== The records
# ai4co/rl4co

Measured on AMD Instinct MI355X. Metric: decode_steps_per_sec, higher is better.
Workload: dtype bf16; 1 GPU; BASELINE configs[1]: TSPEnv num_loc=100 batch=4096/GPU AttentionModel(3L,d128,h8) greedy rollout, bf16 encoder GEMMs, bf16 cache; leg=c2_greedy, batch_per_gpu=4096, cache_dtype=bf16, launch=pipeline, input=one synthetic batch resident in HBM, reused by every step, parallelism=replicas x1 (instances sharded)

## Files before the change

rl4co_amd/csrc/am_decode.hip:

```cpp
#include <hip/hip_runtime.h>

#include "common.h"
#include "rl4co_math.h"
#include "topkp.h"

namespace {

constexpr int kD = RL4CO_EMBED_DIM;
constexpr int kH = RL4CO_NUM_HEADS;
constexpr int kDH = kD / kH;
constexpr int kUnroll = 4;
constexpr float kNegInf = -__builtin_huge_valf();
constexpr float kSqrtD = 11.3137084989847604f;

struct CacheF32 {
  using elem = float;
  using raw = float4;
  static constexpr int EPL = 4;
  __device__ static inline raw zero() { return make_float4(0.f, 0.f, 0.f, 0.f); }
  __device__ static inline raw ld(const elem* p) { return *reinterpret_cast<const float4*>(p); }
  __device__ static inline void cvt(const raw& t, float (&v)[4]) {
    v[0] = t.x; v[1] = t.y; v[2] = t.z; v[3] = t.w;
  }
};
// ... 8 lines not shown
    v[0] = __uint_as_float(t.x << 16); v[1] = __uint_as_float(t.x & 0xffff0000u);
    v[2] = __uint_as_float(t.y << 16); v[3] = __uint_as_float(t.y & 0xffff0000u);
    v[4] = __uint_as_float(t.z << 16); v[5] = __uint_as_float(t.z & 0xffff0000u);
    v[6] = __uint_as_float(t.w << 16); v[7] = __uint_as_float(t.w & 0xffff0000u);
  }
};

struct CacheF16 {
  using elem = uint16_t;
  using raw = uint4;
  static constexpr int EPL = 8;
  typedef _Float16 half2_t __attribute__((ext_vector_type(2)));
  __device__ static inline raw zero() { return make_uint4(0u, 0u, 0u, 0u); }
  __device__ static inline raw ld(const elem* p) { return *reinterpret_cast<const uint4*>(p); }
  __device__ static inline void cvt(const raw& t, float (&v)[8]) {
    const half2_t a = __builtin_bit_cast(half2_t, t.x), b = __builtin_bit_cast(half2_t, t.y);
    const half2_t c = __builtin_bit_cast(half2_t, t.z), d = __builtin_bit_cast(half2_t, t.w);
    v[0] = (float)a[0]; v[1] = (float)a[1]; v[2] = (float)b[0]; v[3] = (float)b[1];
    v[4] = (float)c[0]; v[5] = (float)c[1]; v[6] = (float)d[0]; v[7] = (float)d[1];
  }
};

__host__ __device__ inline int lds_pad(int N) { return (N + 63) & ~63; }

template <class C>
struct CtxTables {
  const char *cur, *first;
  int64_t rs;
  bool half;
  __device__ inline CtxTables(const rl4co_am_decode_args& a, int cb, int N, int e0) {
    half = a.ctx_dtype != RL4CO_DT_F32;
    const int64_t esz = half ? 2 : 4;
    rs = (a.ctx_row_stride ? a.ctx_row_stride : (int64_t)kD) * esz;
    const int64_t off = ((int64_t)cb * (a.ctx_batch_stride ? a.ctx_batch_stride : (int64_t)N * kD) + e0) * esz;
    cur = a.ctx_cur ? static_cast<const char*>(a.ctx_cur) + off : nullptr;
    first = a.ctx_first ? static_cast<const char*>(a.ctx_first) + off : nullptr;
  }
  __device__ inline void load(const char* table, int64_t row, float (&v)[C::EPL]) const {
    const char* p = table + row * rs;
    if constexpr (sizeof(typename C::elem) == 2) {
      if (half) {
        C::cvt(C::ld(reinterpret_cast<const typename C::elem*>(p)), v);
        return;
      }
    }
#pragma unroll
    for (int e = 0; e < C::EPL; ++e) v[e] = reinterpret_cast<const float*>(p)[e];
  }
};

__device__ inline int trajectory_of_block(int b, int B, int B_inst) {
  const int S = B / B_inst;
  if (S == 1 || (B_inst & 7) != 0) return b;
  const int xcd = b & 7, k = b >> 3;
  return (k % S) * B_inst + (k / S) * 8 + xcd;
}

__device__ inline void wave_lds_sync() {
  __builtin_amdgcn_fence(__ATOMIC_RELEASE, "workgroup");
  __builtin_amdgcn_wave_barrier();
  __builtin_amdgcn_fence(__ATOMIC_ACQUIRE, "workgroup");
}

struct TrajState {
  int cur, first;
  long long step_i;
  float used;
  float time;
  bool done;
  uint32_t errbits;
  float ent_acc;
};

__device__ inline int build_list(const rl4co_am_decode_args& a, const uint8_t* mk, uint16_t* fl, int N, int lane) {
  int F = 0;
  if (a.mask_inner && a.mask_logits) {
    for (int j0 = 0; j0 < N; j0 += 64) {
      const int j = j0 + lane;
      const bool f = j < N && mk[j] != 0;
      const unsigned long long bal = __ballot(f);
      if (f) fl[F + __popcll(bal & ((1ull << lane) - 1ull))] = (uint16_t)j;
      F += __popcll(bal);
    }
  } else {
    for (int j = lane; j < N; j += 64) fl[j] = (uint16_t)j;
    F = N;
  }
  wave_lds_sync();
  return F;
}
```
====
* _What you should do_: For the data above, count every line in which the string "workgroup" appears, and answer with the count only.

* _Final answer_: 2